@Marko11 Meines Wissens sollen die Erfahrungen der Eltern irgendwie gespeichert werden, die Weitergabe aber automatisch blockiert sein. Durch schädliche Umwelteinflüsse könne dann aber eine Art Knopf gedrückt werden, der die Weitergabe trotzdem zulasse. (Oder umgekehrt?)
Das sei dann die epigenetische Vererbung - oder so ähnlich.
@Keysibunas Argument, dass geklonte Schafe dann aufgrund ihrer geerbten Erfahrung gleich mit dem Grasfressen anfangen könnten, anstatt zu saugen, finde ich geistreich.
Ich glaube auch, dass Gene ein Gedächtnis haben könnten.

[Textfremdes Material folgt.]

@@ -49,7 +62,7 @@
 #define PD_PIN() do { asm volatile("" ::: "memory"); __builtin_amdgcn_sched_barrier(0); } while (0)
 #define PD_PIN4(a) do { asm volatile("" : "+v"((a).x), "+v"((a).y), "+v"((a).z), "+v"((a).w) : : "memory"); __builtin_amdgcn_sched_barrier(0); } while (0)
 
-struct PdShared { int abort; };
+struct PdShared { int abort; uint32_t st2; };
 #define PD_PHASE_ABORT(sh) do { } while (0)
 #define PD_HOLD(p)                                                                                      \
     do {                                                                                                \
@@ -114,6 +127,67 @@
     pd_drain();
     __syncthreads();
     if (threadIdx.x == 0) __hip_atomic_fetch_add(c + (blockIdx.x & (PD_NSH - 1)) * 32, 1u, __ATOMIC_RELAXED, __HIP_MEMORY_SCOPE_AGENT);
+}
+
+__device__ __forceinline__ void pd_arrive2(uint32_t* c, uint32_t* cc) {
+    pd_drain();
+    __syncthreads();
+    if (threadIdx.x == 0)
+        __hip_atomic_fetch_add(blockIdx.x < PD_UTT ? cc + (blockIdx.x / PD_CPL) * 32 : c + (blockIdx.x & (PD_NSH - 1)) * 32, 1u, __ATOMIC_RELAXED, __HIP_MEMORY_SCOPE_AGENT);
+}
+template <bool BOTH>
+__device__ __forceinline__ bool pd_wait_stage1(const PersistDecodeArgs& A, const uint32_t* c, const uint32_t* cc, int t, uint32_t tag, PdShared* sh,
+                                               const uint32_t* flag = nullptr, uint32_t fwant = 0u) {
+    static_assert(PD_NSH == 64, "one counter shard per lane");
+    if (threadIdx.x < 64) {
+        const int lane = threadIdx.x;
+        const uint32_t want1 = (uint32_t)(t + 1) * (uint32_t)pd_shard_arrivals(lane) + (uint32_t)A.expect_extra;
+        const uint32_t want2 = (uint32_t)(t + 1) * (uint32_t)PD_CPL + (uint32_t)A.expect_extra;
+        const int voff = lane * 128;
+        uint32_t spins = 0;
+        for (;;) {
+            uint32_t uf = fwant;
+            asm volatile("" ::: "memory");
+            const uint32_t u = __builtin_amdgcn_raw_buffer_load_b32(gt_rsrc(c, (uint32_t)(PD_NSH * 32 * 4)), voff, 0, 16);
+            uint32_t v = __builtin_amdgcn_raw_buffer_load_b32(gt_rsrc(cc, (uint32_t)(PD_NCL * 32 * 4)), voff, 0, 16);
+            if (flag) uf = __builtin_amdgcn_raw_buffer_load_b32(gt_rsrc(flag, 4u), 0, 0, 16);
+            if (lane >= PD_NCL) v = want2;
+            const bool a1 = __builtin_amdgcn_readfirstlane(__popcll(__ballot(u >= want1 && uf >= fwant))) == 64;
+            const bool a2 = __builtin_amdgcn_readfirstlane(__popcll(__ballot(v >= want2))) == 64;
+            if (a1 && (!BOTH || a2)) { if (!BOTH && a2 && lane == 0) sh->st2 = tag; break; }
+            if (++spins > PD_SPIN_MAX) { if (lane == 0) pd_give_up(A, sh, true); break; }
+            if ((spins & 63u) == 0u && __builtin_amdgcn_readfirstlane(pd_ld_sc1(A.err)) != 0u) { if (lane == 0) pd_give_up(A, sh, false); break; }
+            PD_SLEEP();
+        }
+    }
+    __syncthreads();
+    if (BOTH) return true;
+    return __builtin_amdgcn_readfirstlane((int)(sh->st2 == tag)) != 0;
+}
+__device__ __forceinline__ uint32_t pd_stage2_poll(const uint32_t* cc) {
+    uint32_t v = 0u;
+    if (__builtin_amdgcn_readfirstlane(threadIdx.x >> 6) == 0)
+        v = __builtin_amdgcn_raw_buffer_load_b32(gt_rsrc(cc, (uint32_t)(PD_NCL * 32 * 4)), (int)((threadIdx.x & 63u) * 128u), 0, 16);
+    return v;
+}
+__device__ __forceinline__ void pd_stage2_join(const PersistDecodeArgs& A, const uint32_t* cc, int t, uint32_t tag, PdShared* sh, uint32_t v) {
+    volatile uint32_t* st = &sh->st2;
+    if (__builtin_amdgcn_readfirstlane(threadIdx.x >> 6) == 0) {
+        const int lane = threadIdx.x & 63;
+        const uint32_t want2 = (uint32_t)(t + 1) * (uint32_t)PD_CPL + (uint32_t)A.expect_extra;
+        uint32_t spins = 0;
+        for (;;) {
+            if (__builtin_amdgcn_readfirstlane(__popcll(__ballot(lane >= PD_NCL || v >= want2))) == 64) break;
+            if (++spins > PD_SPIN_MAX) { if (lane == 0) pd_give_up(A, sh, true); break; }
+            if ((spins & 63u) == 0u && __builtin_amdgcn_readfirstlane(pd_ld_sc1(A.err)) != 0u) { if (lane == 0) pd_give_up(A, sh, false); break; }
+            PD_SLEEP();
+            asm volatile("" ::: "memory");
+            v = __builtin_amdgcn_raw_buffer_load_b32(gt_rsrc(cc, (uint32_t)(PD_NCL * 32 * 4)), (int)((uint32_t)lane * 128u), 0, 16);
+        }
+        if (lane == 0) *st = tag;
+    } else {
+        while (*st != tag) __builtin_amdgcn_s_sleep(1);
+    }
 }
 
 template <int I0, int I1, int NB>
@@ -306,11 +380,12 @@
     const float z = pd_reduce<8, false>(lds, p1v);
     pd_gates_store(z, c1v, h1d, tile, A.B, MT);
     PD_STAMP(role, 4);
-    pd_arrive(A.ctl + PD_CNT3);
+    pd_arrive2(A.ctl + PD_CNT3, A.ctl + PD_CNT3C);
 }
 
 __device__ __forceinline__ void pd_cell2(const PersistDecodeArgs& A, PdW& W, int t, int tile, float* lds, float& c2v, float& p2v, float& p1_next, bool with_rec1,
-                                        PdShared* sh, int help_tile, bool stream_h1, bool stream_x2, int role = 2, int helped_p2 = -1, bool helped_role = false) {
+                                        PdShared* sh, int help_tile, bool stream_h1, bool stream_x2, int role = 2, int helped_p2 = -1, bool helped_role = false,
+                                        int help_idx = -1) {
     const int par = t & 1, MT = A.MT;
     float4 wu[8];
     if (help_tile >= 0) pd_load_tile<8>(A.w1h, help_tile, wu);
@@ -318,12 +393,17 @@
     const float* h1p = A.h1[par];
     float* h2d = A.h2[par];
     PD_HOLD(h1p); PD_HOLD(h2d);
-    pd_wait_count(A, A.ctl + PD_CNT3, PD_WANT(A, t), sh, helped_p2 >= 0 ? A.ctl + PD_F_H + helped_p2 * 32 : nullptr, (uint32_t)t);
+    const uint32_t tag = 2u * (uint32_t)t + 1u;
+    const bool early = pd_wait_stage1<PD_TWO_STAGE == 0>(A, A.ctl + PD_CNT3, A.ctl + PD_CNT3C, t, tag, sh, helped_p2 >= 0 ? A.ctl + PD_F_H + helped_p2 * 32 : nullptr, (uint32_t)t);
     PD_PHASE_ABORT(sh);
     PD_STAMP(role, 5);
     float4 x0[8], x1[8];
     if (stream_x2) pd_load_tile<8>(A.w2x, tile, W.x2);
-    pd_xload<0, 8, 8>(h1p, MT, x0, x1);
+    pd_xload<0, PD_S2_K, 8>(h1p, MT, x0, x1);
+    uint32_t s2v = 0u;
+    if (!early) s2v = pd_stage2_poll(A.ctl + PD_CNT3C);
+    pd_xload<PD_S2_K, 7, 8>(h1p, MT, x0, x1);
+    if (early) pd_xload<7, 8, 8>(h1p, MT, x0, x1);
     float4 d2 = make_float4(0.f, 0.f, 0.f, 0.f);
     if (helped_role) {
         const auto rh = gt_rsrc(A.hpart, 2u * 32u * 512u * 4u);
@@ -332,7 +412,14 @@
     PD_PIN();
     PD_STAMP(role, 21);
     f32x4 a0 = {0, 0, 0, 0}, a1 = {0, 0, 0, 0};
-    pd_mma<8, 0, 1, 8>(x0, x1, W.x2, a0, a1);
+    pd_mma<PD_S2_K, 0, 1, 8>(x0, x1, W.x2, a0, a1);
+    if (!early) {
+        pd_stage2_join(A, A.ctl + PD_CNT3C, t, tag, sh, s2v);
+        PD_STAMP(role, role == 0 ? 11 : 24);
+        pd_xload<7, 8, 8>(h1p, MT, x0, x1);
+        PD_PIN();
+    }
+    pd_mma<8 - PD_S2_K, PD_S2_K, 1, 8>(x0, x1, W.x2, a0, a1);
     PD_STAMP(role, 6);
     if (helped_role && helped_p2 >= 0) {
         const int e = threadIdx.x & 3;
@@ -343,17 +430,17 @@
     PD_STAMP(role, 22);
     pd_gates_store(z, c2v, h2d, tile, A.B, MT);
     PD_STAMP(role, 7);
-    pd_arrive(A.ctl + PD_CNT4);
+    pd_arrive2(A.ctl + PD_CNT4, A.ctl + PD_CNT4C);
     PD_STAMP(role, 8);
     const int col = threadIdx.x & 15;
     if (help_tile >= 0) {
         const float v = pd_rec_tile<true>(x0, x1, wu, A.b1h[help_tile * 16 + col], lds);
-        pd_publish_part(v, A.hpart + (size_t)help_tile * 512, A.ctl + PD_F_H + help_tile * 32, (uint32_t)t + 1u);
+        pd_publish_part(v, A.hpart + (size_t)help_idx * 512, A.ctl + PD_F_H + help_idx * 32, (uint32_t)t + 1u);
     }
     if (with_rec1) p1_next = pd_rec_tile<true>(x0, x1, W.h1, A.b1h[tile * 16 + col], lds);
 }
 
-__device__ __forceinline__ float pd_rec2(const PersistDecodeArgs& A, int t, const float* hbuf, const float4 (&wh)[8], int tile, int help_tile, float* lds) {
+__device__ __forceinline__ float pd_rec2(const PersistDecodeArgs& A, int t, const float* hbuf, const float4 (&wh)[8], int tile, int help_tile, float* lds, int help_idx = -1) {
     float4 wu[8];
     if (help_tile >= 0) pd_load_tile<8>(A.w2h, help_tile, wu);
     float4 x0[8], x1[8];
@@ -363,7 +450,7 @@
     if (help_tile >= 0) {
         const float v = help_tile < A.co_tiles ? pd_rec_tile<false>(x0, x1, wu, A.b2h[help_tile * 16 + col], lds)
                                                : pd_rec_tile<true>(x0, x1, wu, A.b2h[help_tile * 16 + col], lds);
-        pd_publish_part(v, A.hpart + (size_t)(32 + help_tile) * 512, A.ctl + PD_F_H + (32 + help_tile) * 32, (uint32_t)t + 1u);
+        pd_publish_part(v, A.hpart + (size_t)(32 + help_idx) * 512, A.ctl + PD_F_H + (32 + help_idx) * 32, (uint32_t)t + 1u);
     }
     return tile < A.co_tiles ? pd_rec_tile<false>(x0, x1, wh, A.b2h[tile * 16 + col], lds) : pd_rec_tile<true>(x0, x1, wh, A.b2h[tile * 16 + col], lds);
 }
@@ -381,8 +468,10 @@
     const float* xap = A.xa[par];
     uint2* z0g = A.z0g;
     PD_HOLD(h2p); PD_HOLD(xap); PD_HOLD(z0g);
+    const uint32_t tag = 2u * (uint32_t)t + 2u;
+    bool early = true;
     if (!GK) {
-        pd_wait_count(A, A.ctl + PD_CNT4, PD_WANT(A, t), sh);
+        early = pd_wait_stage1<PD_TWO_STAGE == 0>(A, A.ctl + PD_CNT4, A.ctl + PD_CNT4C, t, tag, sh);
         PD_PHASE_ABORT(sh);
     }
     if (!GK) PD_STAMP(1, 9);
@@ -391,9 +480,12 @@
     const auto rh = gt_rsrc(h2p, 0x7FFFF000u);
     const auto rx = gt_rsrc(xap, 0x7FFFF000u);
     float4 x[9];
+    uint32_t s2v = 0u;
 #pragma unroll
     for (int i = 0; i < 9; ++i) {
         const int kb = wave + i * PD_NW;
+        if (!GK && i == PD_S2_K && !early) s2v = pd_stage2_poll(A.ctl + PD_CNT4C);
+        if (!GK && i == 7 && !early) continue;
         x[i] = kb < PD_KBH ? gt_bload4_sc1(rh, (uint32_t)lane * 16u, (uint32_t)((kb * MT + pmt) * 1024))
                            : gt_bload4_sc1(rx, (uint32_t)lane * 16u, (uint32_t)(((kb - PD_KBH + PD_KBP) * MT + pmt) * 1024));
     }
@@ -401,6 +493,12 @@
     f32x4 a0 = {0, 0, 0, 0}, a1 = {0, 0, 0, 0};
 #pragma unroll
     for (int i = 0; i < 9; ++i) {
+        if (!GK && i == PD_S2_K && !early) {
+            pd_stage2_join(A, A.ctl + PD_CNT4C, t, tag, sh, s2v);
+            PD_STAMP(1, 25);
+            x[7] = gt_bload4_sc1(rh, (uint32_t)lane * 16u, (uint32_t)(((wave + 7 * PD_NW) * MT + pmt) * 1024));
+            PD_PIN();
+        }
         a0 = __builtin_amdgcn_mfma_f32_16x16x4f32(x[i].x, wp[i].x, a0, 0, 0, 0);
         a0 = __builtin_amdgcn_mfma_f32_16x16x4f32(x[i].y, wp[i].y, a0, 0, 0, 0);
         a0 = __builtin_amdgcn_mfma_f32_16x16x4f32(x[i].z, wp[i].z, a0, 0, 0, 0);
@@ -409,7 +507,9 @@
     if (!GK) PD_STAMP(1, 10);
     pd_spill(lds, threadIdx.x >> 6, a0, a1);
     const float v = GK ? pd_reduce<8>(lds, A.bp[ptile * 16 + (threadIdx.x & 15)]) : pd_reduce<8, false>(lds, A.bp[ptile * 16 + (threadIdx.x & 15)]);
-    const int row = threadIdx.x >> 4, col = threadIdx.x & 15;
+    int zr = 0;
+    if (!GK) asm volatile("" : "+v"(zr));
+    const int row = (int)(threadIdx.x >> 4) + zr, col = threadIdx.x & 15;
     const int grow = pmt * 16 + row, gcol = ptile * 16 + col;
     if (row < 16 && grow < A.B) {
         if (gcol >= A.z_col0) {
@@ -843,7 +943,7 @@
     PdChainLds L = pd_carve(smem, A.tvp);
     const bool lsa = A.att_type == GSTTACO_ATT_LSA;
     if (lsa) L.lpack = L.lfeat + 128 * gt_lsa_pack(PD_A, A.loc_f, A.loc_k).LFS;
-    const int tile = blockIdx.x, b = blockIdx.x, tid = threadIdx.x, col = tid & 15;
+    const int tile = pd_tile_of(blockIdx.x), b = blockIdx.x, tid = threadIdx.x, col = tid & 15;
     const bool live = b < A.B;
     PdW W;
     float c1v = 0.f, c2v = 0.f, p1v = A.b1h[tile * 16 + col], p2v = A.b2h[tile * 16 + col];
@@ -887,24 +987,24 @@
             PD_PHASE_ABORT(sh);
             if (t > 0) { const int e = tid & 3; p1v = e == 0 ? hraw.x : e == 1 ? hraw.y : e == 2 ? hraw.z : hraw.w; }
         } else if (t > 0) {
-            pd_wait_flags(A, A.ctl + PD_F_H + tile * 32, 1, (uint32_t)t, sh);
+            pd_wait_flags(A, A.ctl + PD_F_H + b * 32, 1, (uint32_t)t, sh);
             PD_PHASE_ABORT(sh);
             const auto rh = gt_rsrc(A.hpart, 2u * 32u * 512u * 4u);
-            const float4 d1 = gt_bload4_sc1(rh, (uint32_t)((tile * 512 + (tid & ~3)) * 4), 0u);
+            const float4 d1 = gt_bload4_sc1(rh, (uint32_t)((b * 512 + (tid & ~3)) * 4), 0u);
             const int e = tid & 3;
             p1v = e == 0 ? d1.x : e == 1 ? d1.y : e == 2 ? d1.z : d1.w;
         }
         pd_cell1(A, W, t, tile, lds, c1v, p1v, sh, false, true, 0, PD_X2_EARLY != 0);
         PD_PHASE_ABORT(sh);
         float unused = 0.f;
-        pd_cell2(A, W, t, tile, lds, c2v, p2v, unused, false, sh, -1, false, PD_X2_EARLY == 0, 0, t > 0 ? 32 + tile : -1, true);
+        pd_cell2(A, W, t, tile, lds, c2v, p2v, unused, false, sh, -1, false, PD_X2_EARLY == 0, 0, t > 0 ? 32 + b : -1, true);
         PD_PHASE_ABORT(sh);
     }
 }
 
 __device__ __forceinline__ void pd_run_proj(const PersistDecodeArgs& A, float* lds, PdShared* sh) {
-    const int tile = blockIdx.x, col = threadIdx.x & 15;
-    const int pi = tile - PD_UTT, ptile = pi % A.pj_tiles, pmt = pi / A.pj_tiles;
+    const int tile = pd_tile_of(blockIdx.x), col = threadIdx.x & 15;
+    const int pi = (int)blockIdx.x - PD_UTT, ptile = pi % A.pj_tiles, pmt = pi / A.pj_tiles;
     PdW W;
     pd_load_tile<3>(A.w1x, tile, W.x1); pd_load_tile<8>(A.w2x, tile, W.x2);
     float4 wpj[9];
@@ -932,8 +1032,9 @@
 }
 
 template <int HELP>
-__device__ __forceinline__ void pd_run_plain(const PersistDecodeArgs& A, float* lds, PdShared* sh, int help_tile) {
-    const int tile = blockIdx.x, col = threadIdx.x & 15;
+__device__ __forceinline__ void pd_run_plain(const PersistDecodeArgs& A, float* lds, PdShared* sh, int help_idx) {
+    const int tile = pd_tile_of(blockIdx.x), col = threadIdx.x & 15;
+    const int help_tile = help_idx >= 0 ? pd_tile_of(help_idx) : -1;
     PdW W;
     pd_load_tile<3>(A.w1x, tile, W.x1); pd_load_tile<8>(A.w2x, tile, W.x2);
     if (HELP != 2) pd_load_tile<8>(A.w1h, tile, W.h1);
@@ -945,15 +1046,15 @@
         PD_STAMP(2, 0);
         pd_cell1(A, W, t, tile, lds, c1v, p1v, sh, true);
         PD_PHASE_ABORT(sh);
-        pd_cell2(A, W, t, tile, lds, c2v, p2v, p1v, true, sh, HELP == 1 ? help_tile : -1, HELP == 2, false);
+        pd_cell2(A, W, t, tile, lds, c2v, p2v, p1v, true, sh, HELP == 1 ? help_tile : -1, HELP == 2, false, 2, -1, false, help_idx);
         PD_STAMP(2, 12);
         PD_PHASE_ABORT(sh);
         if (t + 1 == A.steps) break;
         if (HELP == 1) pd_load_tile<8>(A.w2h, tile, W.h2);
-        pd_wait_count(A, A.ctl + PD_CNT4, PD_WANT(A, t), sh);
+        pd_wait_stage1<true>(A, A.ctl + PD_CNT4, A.ctl + PD_CNT4C, t, 0u, sh);
         PD_PHASE_ABORT(sh);
         PD_STAMP(2, 13);
-        p2v = pd_rec2(A, t, A.h2[par], W.h2, tile, HELP == 2 ? help_tile : -1, lds);
+        p2v = pd_rec2(A, t, A.h2[par], W.h2, tile, HELP == 2 ? help_tile : -1, lds, help_idx);
         PD_STAMP(2, 14);
     }
 }
@@ -961,7 +1062,7 @@
 __global__ __launch_bounds__(PD_NT) void gt_persist_decode_kernel(PersistDecodeArgs A) {
     extern __shared__ __attribute__((aligned(16))) float smem[];
     __shared__ PdShared sh;
-    if (threadIdx.x == 0) sh.abort = 0;
+    if (threadIdx.x == 0) { sh.abort = 0; sh.st2 = 0u; }
     if (A.dbg && threadIdx.x == 0 && (blockIdx.x == 0 || blockIdx.x == PD_NWG - 1)) A.dbg[blockIdx.x == 0 ? 9 : 10] = __builtin_amdgcn_s_memrealtime();
     __syncthreads();
     const int tile = blockIdx.x;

Wenn auch im übertragenen Sinn.
@Marko11 Vor allem glaube ich nicht, dass das Bewusstsein die Summe der jeweiligen Erfahrungen ist.
(Ich glaube ja auch nicht an ein 'Weltgedächtnis'...)
Sondern dass das Bewusstsein eine gesonderte Fähigkeit ist, ein geistiges, individuelles Wesen, etwas wie die Geistseele, vielleicht ein Teil von ihr. Es kommt leer als Fähigkeit auf die Welt.
Durch Klonen kommt darum auch nicht derselbe Mensch oder dasselbe Tier wieder zustande.
Wie schon
@abschied richtig sagt, sind es ja andere Moleküle und darum andere Identitäten.
...Das Gleiche ist nicht dasselbe...Nur gleiche Gedanken sind identisch, gleiche materielle Dinge aber nicht.
Eine Rückkreuzung vom heutigen Menschen mit dem Neandertaler würde, wenn sie denn möglich wäre, m. E. etwas zustandebringen wie die Riesen aus dem Genesisbericht der Bibel, die auch durch Begattung zwischen unterschiedlich entwickelten, kurze Zeit nebeneinander lebenden Populationen von Homo-Sapiens-Formen entstanden sind, aber dann ausstarben.